# Lidi hdmi cable



## !RAY (21 Nov 2009)

Hi
I have bought a 1080P LCD TV . I need to get a HDMI cable .
LIDI are selling one for 6.99 euro. The spec is :



Perfect transmission of digital video and audio data
Full HD 1080p
Standard 1.3B
Gold-plated contacts
2 metre
Price per item
Has anybody bought one before from Lidi before?
What is the 1.3B ?
Cheers
!RAY


----------



## askalot (21 Nov 2009)

From here: [broken link removed]


HDMI 1.3:

    * Higher speed: HDMI 1.3 increases its single-link bandwidth to 340 MHz (10.2 Gbps) to support the demands of future HD display devices, such as higher resolutions, Deep Color and high frame rates. In addition, built into the HDMI 1.3 specification is the 
technical foundation that will let future versions of HDMI reach significantly higher speeds.
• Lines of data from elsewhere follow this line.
@@ -70,8 +76,13 @@
                   + [os.path.join(OPTIM_INCLUDE, f) for f in os.listdir(OPTIM_INCLUDE)] + [__file__])
 
 
+def debug_needs_build():
+    return _stale(DEBUG_OUT, [os.path.join(CSRC, f) for f in DEBUG_SOURCES] + [os.path.join(CSRC, "lidargs_common.h")]
+                  + [os.path.join(DEBUG_INCLUDE, f) for f in os.listdir(DEBUG_INCLUDE)] + [__file__])
+
+
 def build(force=False, verbose=False):
-    if not force and not needs_build() and not optim_needs_build():
+    if not force and not needs_build() and not optim_needs_build() and not debug_needs_build():
         return OUT
     import fcntl
     os.makedirs(OBJ, exist_ok=True)
@@ -82,6 +93,8 @@
                 _build_locked(SOURCES, OUT, verbose)
             if force or optim_needs_build():
                 _build_locked(OPTIM_SOURCES, OPTIM_OUT, verbose)
+            if force or debug_needs_build():
+                _build_locked(DEBUG_SOURCES, DEBUG_OUT, verbose)
             return OUT
         finally:
             fcntl.flock(lock, fcntl.LOCK_UN)
diff --git a/lidar-gs_amd/csrc/api.hip b/lidar-gs_amd/csrc/api.hip
--- a/lidar-gs_amd/csrc/api.hip
+++ b/lidar-gs_amd/csrc/api.hip
@@ -226,6 +226,14 @@
 
 namespace lg {
 int api_fail(int code, const char* msg) { return fail(code, "%s", msg); }
+
+constexpr size_t BLEND_FILL_MAX = 16384;
+bool blend_takes_fill(size_t fill_bytes, unsigned blend_blocks) {
+    static const int env = [] { const char* e = getenv("LIDARGS_BLEND_ZERO"); return e ? (atoi(e) != 0 ? 1 : 0) : -1; }();
+    if (!fill_bytes || !blend_blocks) return false;
+    if (env >= 0) return env != 0;
+    return (fill_bytes + blend_blocks - 1) / blend_blocks <= BLEND_FILL_MAX;
+}
 int api_check_launch(hipStream_t s, int debug, const char* what) { return check_launch(s, debug, what); }
 int api_read_words_zero_behind(const uint32_t* dev, int n, uint32_t* out, void* zero, size_t zero_bytes, hipStream_t s) {
     hipError_t e = (hipError_t)read_words_begin(dev, n, s);
@@ -541,8 +549,6 @@
     lg::ZeroRows zr;
     zr.add(dL_dmean2D, 4); zr.add(dL_dconic, 4); zr.add(dL_dopacity, 1); zr.add(dL_dcolor, 2); zr.add(dL_ddepths, 1); zr.add(dL_dmean3D, 3);
     zr.add(dL_dsphere_means3D, 3); zr.add(dL_dbasis_u1, 3); zr.add(dL_dbasis_u2, 3); zr.add(dL_dcov3D, 6); zr.add(dL_dscale, 3); zr.add(dL_drot, 4);
-    lg::launch_zero_touched(geom.touched, reinterpret_cast<float4*>(geom.gacc), 4, (size_t)P, geom.tlist, geom.tcount, zr, stream);
-    lg::prof_mark("bwd_zero", stream);
 
     lg::RenderBwdArgs rb;
     rb.walk.cnt = nullptr;
@@ -554,6 +560,10 @@
     rb.T_final_global = mode.T_final_global; rb.behind = mode.behind;
     rb.dL_dpix = dL_dpix; rb.dL_ddepth = dL_dout_depth; rb.dL_docc = dL_dout_occ; rb.gacc = geom.gacc;
     if (L.work_list) rb.walk = lg::work_list(bin);
+    const bool blend_fills = lg::blend_takes_fill(zr.bytes((size_t)P), lg::render_backward_blocks(rb));
+    lg::launch_zero_touched(geom.touched, reinterpret_cast<float4*>(geom.gacc), 4, (size_t)P, geom.tlist, geom.tcount, zr, !blend_fills, stream);
+    lg::prof_mark("bwd_zero", stream);
+    if (blend_fills) { zr.plan((size_t)P); rb.zero = zr; rb.zero_P = (size_t)P; }
     lg::launch_render_backward(rb, stream);
     LG_STAGE_CHECK("render backward");
     lg::prof_mark("render_bwd", stream);
diff --git a/lidar-gs_amd/csrc/lidargs_common.h b/lidar-gs_amd/csrc/lidargs_common.h
--- a/lidar-gs_amd/csrc/lidargs_common.h
+++ b/lidar-gs_amd/csrc/lidargs_common.h
@@ -276,9 +276,60 @@
 struct BinnedFrame { FrameLayout L; BinView bin; size_t R; };
 int bin_frame(const BinSpec& spec, const GeomView& geom, uint2* ranges, size_t P, int W, int H, int col_lo, int col_hi, bool compact,
               char* (*binning_alloc)(void*, size_t), void* binning_user, int debug, hipStream_t s, BinnedFrame* out);
-struct ZeroRows { static constexpr int MAX = 12; float* p[MAX]; int w[MAX]; int n = 0;
-                  void add(float* q, int width) { if (q && n < MAX) { p[n] = q; w[n] = width; n++; } } };
-void launch_zero_touched(const uint8_t* touched, float4* acc, int line_f4, size_t P, uint8_t* tlist, uint16_t* tcount, const ZeroRows& zr, hipStream_t s);
+struct ZeroRows {
+    static constexpr int MAX = 12;
+    float* p[MAX]; int w[MAX]; int n = 0;
+    float* rp[MAX]; int rw[MAX]; int nr = 0;
+    unsigned long long roff[MAX], vtotal = 0, share = 0;
+    void add(float* q, int width) { if (q && n < MAX) { p[n] = q; w[n] = width; n++; } }
+    size_t bytes(size_t P) const { size_t b = 0; for (int k = 0; k < n; k++) b += 4 * P * (size_t)w[k]; return b; }
+    static __host__ __device__ unsigned long long slots(uintptr_t beg, uintptr_t end) { return beg < end ? ((end + 15) >> 4) - (beg >> 4) : 0ull; }
+    void plan(size_t P) {
+        int ord[MAX];
+        for (int k = 0; k < n; k++) { int j = k; for (; j > 0 && p[ord[j - 1]] > p[k]; j--) ord[j] = ord[j - 1]; ord[j] = k; }
+        nr = 0; vtotal = 0;
+        for (int i = 0; i < n && P; i++) {
+            const int k = ord[i];
+            if (nr && rp[nr - 1] + P * (size_t)rw[nr - 1] == p[k]) rw[nr - 1] += w[k];
+            else { rp[nr] = p[k]; rw[nr] = w[k]; nr++; }
+        }
+        for (int k = 0; k < nr; k++) {
+            const uintptr_t beg = (uintptr_t)rp[k];
+            vtotal += ((beg >> 4) - vtotal) & 7ull;
+            roff[k] = vtotal;
+            vtotal += slots(beg, beg + 4 * P * (size_t)rw[k]);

* Deep Color: HDMI 1.3 supports 10-bit, 12-bit and 16-bit (RGB or YCbCr) color depths, up from the 8-bit depths in previous versions of the HDMI specification, for stunning rendering of over one billion colors in unprecedented detail.


* Broader color space: HDMI 1.3 adds support for “x.v.Color™” (which is the consumer name describing the IEC 61966-2-4 xvYCC color standard), which removes current color space limitations and enables the display of any color viewable by the human eye.


 * New mini connector: With small portable devices such as HD camcorders and still cameras demanding seamless connectivity to HDTVs, HDMI 1.3 offers a new, smaller form factor connector option.


 * Lip Sync: Because consumer electronics devices are using increasingly complex digital signal processing to enhance the clarity and detail of the content, synchronization of video and audio in user devices has become a greater challenge and could potentially require complex end-user adjustments. HDMI 1.3 incorporates automatic audio synching capabilities that allows devices to perform this synchronization automatically with total accuracy.


 * New HD lossless audio formats: In addition to HDMI’s current ability to support high-bandwidth uncompressed digital audio and all currently-available compressed formats (such as Dolby® Digital and DTS®), HDMI 1.3 adds additional support for new lossless compressed digital audio formats Dolby TrueHD and DTS-HD Master Audio™.


----------



## !RAY (21 Nov 2009)

Thanks askalot
i looked at the web link see part of below.
*Q. What is the difference between a “Standard” HDMI cable and a “High-Speed” HDMI cable?*
Recently, HDMI Licensing, LLC announced that cables would be tested as Standard or High-Speed cables. 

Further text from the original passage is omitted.